**The task**. Write out every line below that contains "momentum".

Data extracts: Begin

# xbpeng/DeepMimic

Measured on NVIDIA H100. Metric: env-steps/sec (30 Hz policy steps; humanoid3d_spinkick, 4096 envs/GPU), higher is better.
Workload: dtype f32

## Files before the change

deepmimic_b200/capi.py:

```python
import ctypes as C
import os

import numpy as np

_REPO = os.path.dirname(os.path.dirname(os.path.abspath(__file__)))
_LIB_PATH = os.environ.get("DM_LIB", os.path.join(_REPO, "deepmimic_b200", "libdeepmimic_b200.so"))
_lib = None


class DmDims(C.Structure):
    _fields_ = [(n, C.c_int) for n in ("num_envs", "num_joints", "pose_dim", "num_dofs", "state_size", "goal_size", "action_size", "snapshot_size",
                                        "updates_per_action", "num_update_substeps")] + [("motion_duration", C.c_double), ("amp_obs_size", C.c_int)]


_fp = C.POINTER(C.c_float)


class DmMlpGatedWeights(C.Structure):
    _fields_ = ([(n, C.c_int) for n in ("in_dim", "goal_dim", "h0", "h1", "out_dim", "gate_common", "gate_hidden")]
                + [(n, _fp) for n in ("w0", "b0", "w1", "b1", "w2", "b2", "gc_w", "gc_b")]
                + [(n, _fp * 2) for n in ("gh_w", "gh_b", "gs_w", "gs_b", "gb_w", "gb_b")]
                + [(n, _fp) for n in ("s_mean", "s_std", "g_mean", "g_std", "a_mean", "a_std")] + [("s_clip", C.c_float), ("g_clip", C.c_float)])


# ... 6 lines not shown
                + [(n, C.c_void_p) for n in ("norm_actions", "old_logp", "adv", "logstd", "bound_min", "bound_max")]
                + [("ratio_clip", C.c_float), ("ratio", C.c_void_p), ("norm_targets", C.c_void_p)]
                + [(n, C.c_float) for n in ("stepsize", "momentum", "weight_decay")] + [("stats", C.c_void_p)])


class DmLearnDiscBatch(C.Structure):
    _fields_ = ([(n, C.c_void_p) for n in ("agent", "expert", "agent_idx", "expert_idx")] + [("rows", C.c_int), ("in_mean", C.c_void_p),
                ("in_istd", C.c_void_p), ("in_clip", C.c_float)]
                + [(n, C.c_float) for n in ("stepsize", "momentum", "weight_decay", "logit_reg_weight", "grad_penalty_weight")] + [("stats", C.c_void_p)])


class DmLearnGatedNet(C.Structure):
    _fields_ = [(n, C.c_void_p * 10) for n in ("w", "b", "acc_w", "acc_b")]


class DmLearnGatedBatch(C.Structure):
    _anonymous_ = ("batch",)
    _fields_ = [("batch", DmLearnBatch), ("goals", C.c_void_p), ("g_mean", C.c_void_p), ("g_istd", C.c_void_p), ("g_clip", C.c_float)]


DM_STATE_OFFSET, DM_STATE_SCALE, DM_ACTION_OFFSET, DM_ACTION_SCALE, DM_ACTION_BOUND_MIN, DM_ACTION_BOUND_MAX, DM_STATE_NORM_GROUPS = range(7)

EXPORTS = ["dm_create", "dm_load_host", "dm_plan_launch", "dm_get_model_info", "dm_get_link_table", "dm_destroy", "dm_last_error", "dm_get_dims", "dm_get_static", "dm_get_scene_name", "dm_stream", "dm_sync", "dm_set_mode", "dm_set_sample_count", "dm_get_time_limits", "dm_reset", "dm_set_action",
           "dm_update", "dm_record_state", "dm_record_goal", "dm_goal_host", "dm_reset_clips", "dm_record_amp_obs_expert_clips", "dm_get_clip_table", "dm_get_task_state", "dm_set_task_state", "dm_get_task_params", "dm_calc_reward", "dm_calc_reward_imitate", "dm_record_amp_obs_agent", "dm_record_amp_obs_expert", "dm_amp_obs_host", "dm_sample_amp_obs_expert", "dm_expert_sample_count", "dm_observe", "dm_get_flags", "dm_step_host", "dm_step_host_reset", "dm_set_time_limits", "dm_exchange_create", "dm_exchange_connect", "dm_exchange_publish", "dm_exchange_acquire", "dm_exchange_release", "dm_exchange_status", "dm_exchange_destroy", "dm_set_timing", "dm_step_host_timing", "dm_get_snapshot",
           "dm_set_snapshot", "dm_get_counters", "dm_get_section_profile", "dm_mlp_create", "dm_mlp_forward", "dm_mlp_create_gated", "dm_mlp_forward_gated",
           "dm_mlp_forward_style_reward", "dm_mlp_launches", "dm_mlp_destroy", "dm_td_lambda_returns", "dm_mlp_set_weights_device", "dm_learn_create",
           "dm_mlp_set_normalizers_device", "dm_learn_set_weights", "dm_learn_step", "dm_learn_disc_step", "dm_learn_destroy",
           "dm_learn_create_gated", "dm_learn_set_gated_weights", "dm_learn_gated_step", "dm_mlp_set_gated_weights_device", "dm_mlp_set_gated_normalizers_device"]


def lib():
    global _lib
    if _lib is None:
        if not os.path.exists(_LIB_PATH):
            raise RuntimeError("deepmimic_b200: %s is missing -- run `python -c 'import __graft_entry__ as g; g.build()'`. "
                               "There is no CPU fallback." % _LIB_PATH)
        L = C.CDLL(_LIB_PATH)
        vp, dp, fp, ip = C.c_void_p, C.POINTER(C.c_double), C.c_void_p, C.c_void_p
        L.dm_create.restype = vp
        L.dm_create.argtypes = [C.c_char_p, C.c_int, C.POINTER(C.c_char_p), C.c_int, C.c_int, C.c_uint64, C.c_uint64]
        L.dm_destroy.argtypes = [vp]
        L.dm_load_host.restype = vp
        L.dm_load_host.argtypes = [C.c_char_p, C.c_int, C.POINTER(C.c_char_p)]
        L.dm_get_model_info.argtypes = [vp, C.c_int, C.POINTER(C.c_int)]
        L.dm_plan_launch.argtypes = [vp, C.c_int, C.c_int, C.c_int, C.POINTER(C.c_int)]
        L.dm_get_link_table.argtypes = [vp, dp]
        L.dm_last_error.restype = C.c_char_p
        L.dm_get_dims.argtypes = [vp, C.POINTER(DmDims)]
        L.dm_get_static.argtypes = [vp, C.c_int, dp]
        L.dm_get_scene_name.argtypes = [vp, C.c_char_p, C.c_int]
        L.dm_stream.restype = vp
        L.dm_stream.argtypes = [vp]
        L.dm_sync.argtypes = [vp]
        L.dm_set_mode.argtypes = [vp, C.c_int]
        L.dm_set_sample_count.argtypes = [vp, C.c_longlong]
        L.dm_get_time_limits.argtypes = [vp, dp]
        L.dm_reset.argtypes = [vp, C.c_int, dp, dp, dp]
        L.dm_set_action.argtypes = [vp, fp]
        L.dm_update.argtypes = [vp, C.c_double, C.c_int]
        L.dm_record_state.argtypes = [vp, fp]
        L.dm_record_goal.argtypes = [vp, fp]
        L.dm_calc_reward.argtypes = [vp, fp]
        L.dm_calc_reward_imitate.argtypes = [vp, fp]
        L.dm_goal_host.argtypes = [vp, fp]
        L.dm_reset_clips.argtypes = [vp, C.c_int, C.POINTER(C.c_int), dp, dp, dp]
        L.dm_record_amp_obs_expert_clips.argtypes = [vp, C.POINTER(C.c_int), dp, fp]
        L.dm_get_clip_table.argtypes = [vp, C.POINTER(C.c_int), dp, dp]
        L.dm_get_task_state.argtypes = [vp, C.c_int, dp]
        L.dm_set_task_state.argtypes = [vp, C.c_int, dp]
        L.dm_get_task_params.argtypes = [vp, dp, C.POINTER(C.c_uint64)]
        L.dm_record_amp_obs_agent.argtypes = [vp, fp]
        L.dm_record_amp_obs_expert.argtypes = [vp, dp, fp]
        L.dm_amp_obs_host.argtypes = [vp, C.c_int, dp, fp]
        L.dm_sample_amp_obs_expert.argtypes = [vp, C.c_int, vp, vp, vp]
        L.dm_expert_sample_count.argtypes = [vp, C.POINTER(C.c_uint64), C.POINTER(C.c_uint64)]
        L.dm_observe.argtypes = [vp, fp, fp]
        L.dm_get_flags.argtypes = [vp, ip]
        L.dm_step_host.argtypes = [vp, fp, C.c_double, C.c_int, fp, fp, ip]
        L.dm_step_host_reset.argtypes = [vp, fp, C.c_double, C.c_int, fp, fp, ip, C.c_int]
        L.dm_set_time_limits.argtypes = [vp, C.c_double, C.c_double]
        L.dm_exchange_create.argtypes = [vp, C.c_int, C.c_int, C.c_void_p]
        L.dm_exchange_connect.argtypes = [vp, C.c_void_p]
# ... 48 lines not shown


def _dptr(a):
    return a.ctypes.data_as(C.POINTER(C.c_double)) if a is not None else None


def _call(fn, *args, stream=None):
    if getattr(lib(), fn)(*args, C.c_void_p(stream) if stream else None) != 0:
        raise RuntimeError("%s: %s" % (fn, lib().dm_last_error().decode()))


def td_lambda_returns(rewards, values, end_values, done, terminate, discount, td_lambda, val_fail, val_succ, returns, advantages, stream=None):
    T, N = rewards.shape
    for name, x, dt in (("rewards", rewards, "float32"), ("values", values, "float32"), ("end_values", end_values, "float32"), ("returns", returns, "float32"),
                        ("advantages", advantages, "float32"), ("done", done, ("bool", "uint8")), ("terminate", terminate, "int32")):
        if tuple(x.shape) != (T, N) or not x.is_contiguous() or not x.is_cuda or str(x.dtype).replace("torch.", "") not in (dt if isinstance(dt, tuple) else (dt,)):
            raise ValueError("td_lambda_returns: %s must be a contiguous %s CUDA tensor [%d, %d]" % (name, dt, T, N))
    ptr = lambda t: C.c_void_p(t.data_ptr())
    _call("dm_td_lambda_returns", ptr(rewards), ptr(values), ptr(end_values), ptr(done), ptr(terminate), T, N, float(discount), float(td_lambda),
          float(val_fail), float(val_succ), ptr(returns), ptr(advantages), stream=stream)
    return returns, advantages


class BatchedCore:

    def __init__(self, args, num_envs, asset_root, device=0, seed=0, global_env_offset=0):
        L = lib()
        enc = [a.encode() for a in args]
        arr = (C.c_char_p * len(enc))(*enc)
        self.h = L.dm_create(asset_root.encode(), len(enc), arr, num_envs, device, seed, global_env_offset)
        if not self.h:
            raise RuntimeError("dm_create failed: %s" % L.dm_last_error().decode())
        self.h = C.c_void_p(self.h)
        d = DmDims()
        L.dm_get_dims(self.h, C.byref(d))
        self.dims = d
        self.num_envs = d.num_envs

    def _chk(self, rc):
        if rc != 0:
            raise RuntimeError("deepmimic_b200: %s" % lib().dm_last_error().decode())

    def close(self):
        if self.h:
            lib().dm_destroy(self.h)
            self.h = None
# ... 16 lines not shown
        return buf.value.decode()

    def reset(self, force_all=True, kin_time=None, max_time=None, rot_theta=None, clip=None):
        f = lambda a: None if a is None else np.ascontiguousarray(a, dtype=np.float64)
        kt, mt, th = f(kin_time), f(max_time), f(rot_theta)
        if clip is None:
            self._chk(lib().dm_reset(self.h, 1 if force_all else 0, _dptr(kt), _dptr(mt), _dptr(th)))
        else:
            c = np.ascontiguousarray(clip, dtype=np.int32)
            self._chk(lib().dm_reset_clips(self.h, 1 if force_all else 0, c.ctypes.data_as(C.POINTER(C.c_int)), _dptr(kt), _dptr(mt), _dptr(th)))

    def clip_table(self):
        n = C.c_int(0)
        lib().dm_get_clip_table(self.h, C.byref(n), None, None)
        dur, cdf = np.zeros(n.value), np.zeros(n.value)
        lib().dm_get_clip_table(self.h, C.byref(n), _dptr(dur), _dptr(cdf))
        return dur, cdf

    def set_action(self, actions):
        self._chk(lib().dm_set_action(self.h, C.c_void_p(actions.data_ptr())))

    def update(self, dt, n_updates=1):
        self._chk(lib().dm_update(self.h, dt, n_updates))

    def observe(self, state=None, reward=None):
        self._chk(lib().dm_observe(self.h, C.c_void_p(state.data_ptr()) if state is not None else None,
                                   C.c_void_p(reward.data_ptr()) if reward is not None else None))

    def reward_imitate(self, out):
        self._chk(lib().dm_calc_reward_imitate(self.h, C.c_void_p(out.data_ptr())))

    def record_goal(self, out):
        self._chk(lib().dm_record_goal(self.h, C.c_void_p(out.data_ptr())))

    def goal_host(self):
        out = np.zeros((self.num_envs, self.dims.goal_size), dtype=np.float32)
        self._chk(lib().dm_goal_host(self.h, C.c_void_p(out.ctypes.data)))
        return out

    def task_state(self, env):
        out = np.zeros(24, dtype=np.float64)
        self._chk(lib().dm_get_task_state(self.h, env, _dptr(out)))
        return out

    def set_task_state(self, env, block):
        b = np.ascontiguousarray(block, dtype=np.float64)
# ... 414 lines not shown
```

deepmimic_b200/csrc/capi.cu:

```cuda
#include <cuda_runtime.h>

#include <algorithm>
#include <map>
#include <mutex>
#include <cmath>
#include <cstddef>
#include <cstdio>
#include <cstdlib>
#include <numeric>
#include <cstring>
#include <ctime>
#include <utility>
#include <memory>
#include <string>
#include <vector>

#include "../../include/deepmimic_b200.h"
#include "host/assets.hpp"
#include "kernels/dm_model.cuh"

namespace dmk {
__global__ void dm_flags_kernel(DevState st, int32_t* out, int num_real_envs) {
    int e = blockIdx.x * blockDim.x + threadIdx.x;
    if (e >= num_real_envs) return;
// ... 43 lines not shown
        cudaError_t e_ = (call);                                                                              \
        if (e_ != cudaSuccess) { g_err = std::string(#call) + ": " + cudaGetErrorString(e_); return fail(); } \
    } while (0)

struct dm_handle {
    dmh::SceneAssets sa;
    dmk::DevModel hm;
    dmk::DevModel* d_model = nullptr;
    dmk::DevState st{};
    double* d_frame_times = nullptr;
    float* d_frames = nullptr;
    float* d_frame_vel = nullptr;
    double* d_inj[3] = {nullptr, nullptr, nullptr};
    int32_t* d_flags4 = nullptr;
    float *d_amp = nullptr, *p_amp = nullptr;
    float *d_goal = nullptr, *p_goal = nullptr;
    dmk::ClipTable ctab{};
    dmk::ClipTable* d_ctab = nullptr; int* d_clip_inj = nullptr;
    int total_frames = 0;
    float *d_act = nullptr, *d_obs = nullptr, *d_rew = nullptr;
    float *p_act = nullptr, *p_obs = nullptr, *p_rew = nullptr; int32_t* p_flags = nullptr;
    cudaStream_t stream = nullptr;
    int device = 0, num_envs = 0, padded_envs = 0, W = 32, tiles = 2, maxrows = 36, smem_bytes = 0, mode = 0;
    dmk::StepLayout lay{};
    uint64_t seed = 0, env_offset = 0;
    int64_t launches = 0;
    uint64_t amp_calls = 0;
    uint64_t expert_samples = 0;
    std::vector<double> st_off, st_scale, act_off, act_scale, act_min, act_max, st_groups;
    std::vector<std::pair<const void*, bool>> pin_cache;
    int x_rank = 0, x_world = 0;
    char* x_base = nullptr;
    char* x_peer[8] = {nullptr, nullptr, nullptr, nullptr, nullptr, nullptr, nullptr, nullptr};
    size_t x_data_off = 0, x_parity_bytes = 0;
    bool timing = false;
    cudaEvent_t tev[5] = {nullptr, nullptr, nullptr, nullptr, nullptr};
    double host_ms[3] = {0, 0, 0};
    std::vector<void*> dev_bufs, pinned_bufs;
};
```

Data extracts: End

**Answer below**.
                + [(n, C.c_float) for n in ("stepsize", "momentum", "weight_decay")] + [("stats", C.c_void_p)])
                + [(n, C.c_float) for n in ("stepsize", "momentum", "weight_decay", "logit_reg_weight", "grad_penalty_weight")] + [("stats", C.c_void_p)])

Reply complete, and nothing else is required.